Weszliśmy do środka. Było to malutkie, ciemne pomieszczenie, w którym był wielki monitor z obrazem z kamer… Staliśmy tak i gapiliśmy się przez kilkadziesiąt sekund. Skąd tu mieli prąd w ogóle? W końcu podeszliśmy bliżej. Na obrazie był widok na dolny korytarz, tam gdzie leżała wcześniej bluza… No właśnie… leżała. Nie wiem jak mogliśmy nie zauważyć kamery. Położyłem rękę na klawiaturze numerycznej i nacisnąłem strzałkę w lewo. Ku naszemu zaskoczeniu obraz drgnął. Obracając głowę do równie zszokowanego Andrzeja kątem oka zobaczyłem ruch w rogu, na monitorze. Gwałtowny skręt karku sprawił mi ból i poczułem rwanie, i gorąco, mam tak czasem... Nie zwracałem teraz na to uwagi. Musiałem zobaczyć co się tam ruszało. Przyciskałem mocno klawisz, żeby szybciej przesunąć kamerę, ale to nie działało. Bardzo wolno się przesuwała, musiała zastygnąć z bezruchu. I nagle stanęła. Dalej nie mogła się obrócić.
- Zobacz.
Powiedziałem do Andrzeja przykładając palec do lewej krawędzi monitora. Ktoś tam musiał stać. Jakaś ucięta w trzech czwartych postać. Falowała przy ramce ekranu. Wgapialiśmy się w to jak zahipnotyzowani. Autentycznie byliśmy posrani. Ucieklibyśmy od razu, gdyby to coś nie stało na jedynej drodze do wyjścia.
- A możesz przewinąć w tył albo zobaczyć inną kamerę? – wymamrotał do mnie towarzysz.
Nie odpowiadając mu, z lekkim żalem pożegnałem się z tym zjawiskiem na rzecz innych obserwacji. Miałem nadzieję, że jak powrócę do tego widoku nikogo tam nie będzie.
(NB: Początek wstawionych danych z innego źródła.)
@@ -86,19 +94,38 @@
             cb[0] = s0.x; cb[1] = s0.y; cb[2] = s0.z; cb[3] = s0.w; cb[4] = s1.x; cb[5] = s1.y; cb[6] = s1.z; cb[7] = s1.w;
         }
     }
-#pragma unroll 2
-    for (int it = 0; it < WM / RPI; it++) {
+    u32x4 ph[NIT], pm[NIT], pl[NIT];
+    u32x4 mk[NIT];
+    int orow[NIT];
+    bool live[NIT];
+#pragma unroll
+    for (int it = 0; it < NIT; it++) {
         const int rl = it * RPI + rl0;
-        const long orow = rowmap(rl);
-        if (orow < 0 || n >= N) continue;
+        orow[it] = (int)rowmap(wm * WM + rl);
+        if (ch == 0 && wn == 0) rowtab[wm * WM + rl] = orow[it];
+        live[it] = orow[it] >= 0 && n < N;
+    }
+    constexpr int HC = NIT > 2 ? 2 : NIT, NC = NIT / HC;
+    static_assert(NIT % HC == 0, "hoist chunks must divide the wave's row iterations");
+    auto issue = [&](int it) {
+        if (!live[it]) return;
+        const long goff = ((long)orow[it] * N + n) * 6;
+        if (ep.res_p3) {
+            ph[it] = *reinterpret_cast<const u32x4*>(ep.res_p3 + goff); pm[it] = *reinterpret_cast<const u32x4*>(ep.res_p3 + goff + 16);
+            pl[it] = *reinterpret_cast<const u32x4*>(ep.res_p3 + goff + 32);
+        }
+        if (ep.mask_p3) mk[it] = *reinterpret_cast<const u32x4*>(ep.mask_p3 + goff);
+    };
+    auto finish = [&](int it) {
+        if (!live[it]) return;
+        const int rl = it * RPI + rl0;
+        const long eoff = (long)orow[it] * N + n;
         const float4 v0 = *reinterpret_cast<const float4*>(Cs + rl * CP + ch * 8), v1 = *reinterpret_cast<const float4*>(Cs + rl * CP + ch * 8 + 4);
         float v[8] = {v0.x, v0.y, v0.z, v0.w, v1.x, v1.y, v1.z, v1.w};
 #pragma unroll
         for (int e = 0; e < 8; e++) v[e] = v[e] * cs[e] + cb[e];
-        const long goff = (orow * N + n) * 6;
         if (ep.res_p3) {
-            const u32x4 h = *reinterpret_cast<const u32x4*>(ep.res_p3 + goff), md = *reinterpret_cast<const u32x4*>(ep.res_p3 + goff + 16),
-                        lo = *reinterpret_cast<const u32x4*>(ep.res_p3 + goff + 32);
+            const u32x4 h = ph[it], md = pm[it], lo = pl[it];
 #pragma unroll
             for (int e = 0; e < 4; e++) {
                 v[2 * e] += bf_lo(h[e]) + (bf_lo(md[e]) + bf_lo(lo[e]));
@@ -106,7 +133,7 @@
             }
         }
         if (ep.res_f32) {
-            const float4 r0 = *reinterpret_cast<const float4*>(ep.res_f32 + orow * N + n), r1 = *reinterpret_cast<const float4*>(ep.res_f32 + orow * N + n + 4);
+            const float4 r0 = *reinterpret_cast<const float4*>(ep.res_f32 + eoff), r1 = *reinterpret_cast<const float4*>(ep.res_f32 + eoff + 4);
             v[0] += r0.x; v[1] += r0.y; v[2] += r0.z; v[3] += r0.w; v[4] += r1.x; v[5] += r1.y; v[6] += r1.z; v[7] += r1.w;
         }
         if (ep.relu) {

Grzebiąc coś w ustawieniach przełączyłem obraz na kamerę w salonie z prześcieradłami, gdzie ostatnio byliśmy. Akurat widok był taki, że mogliśmy widzieć skąd wyleciała wtedy ta reklamówka. Minęła chwila zanim dotarłem do tego jak cofnąć nagranie. Kiedy to zrobiłem nie wierzyłem własnym oczom. Zobaczyłem nas dwóch stojących na środku pokoju gapiących się na kanapę z której doszedł nas dziwny dźwięk. Kamera pokazywała za nią małą siedzącą dziewczynkę w długich włosach i czarnej bluzie. Kiedy kichnęła i zorientowała się, że patrzymy wyrzuciła w górę plastikową siatkę, którą miała pod ręką… To mnie przerosło. Przytknąłem tylko ręce do ust. Oczy miałem zmrużone jakby mi się chciało płakać. Serce łomotało jak na początku, jakby chciało wyskoczyć z piersi i uciec. Bojąc się co zobaczę za chwilę obserwowałem co się stanie. Kiedy wyszliśmy z salonu, dziewczynka poszła w kąt i prawdopodobnie przemieszczała się pod meblami przykrytymi prześcieradłami.
Strach zjadał mnie od środka, aż chciało się ryczeć. Dobrze, że Andrzej był ze mną. Spojrzałem na niego. Patrzył, ale był nie obecny.
Pochyliłem się jeszcze raz nad klawiaturą. Przełączałem na kolejne kamery: puste pokoje, spokój ogółem. Żadnych dziwnych zjawisk. O, obraz z przed szpitala. Urządzenie musiało być zawieszone gdzieś na drzewie. Widzieliśmy teraz nas jak oglądamy budynek i wchodzimy.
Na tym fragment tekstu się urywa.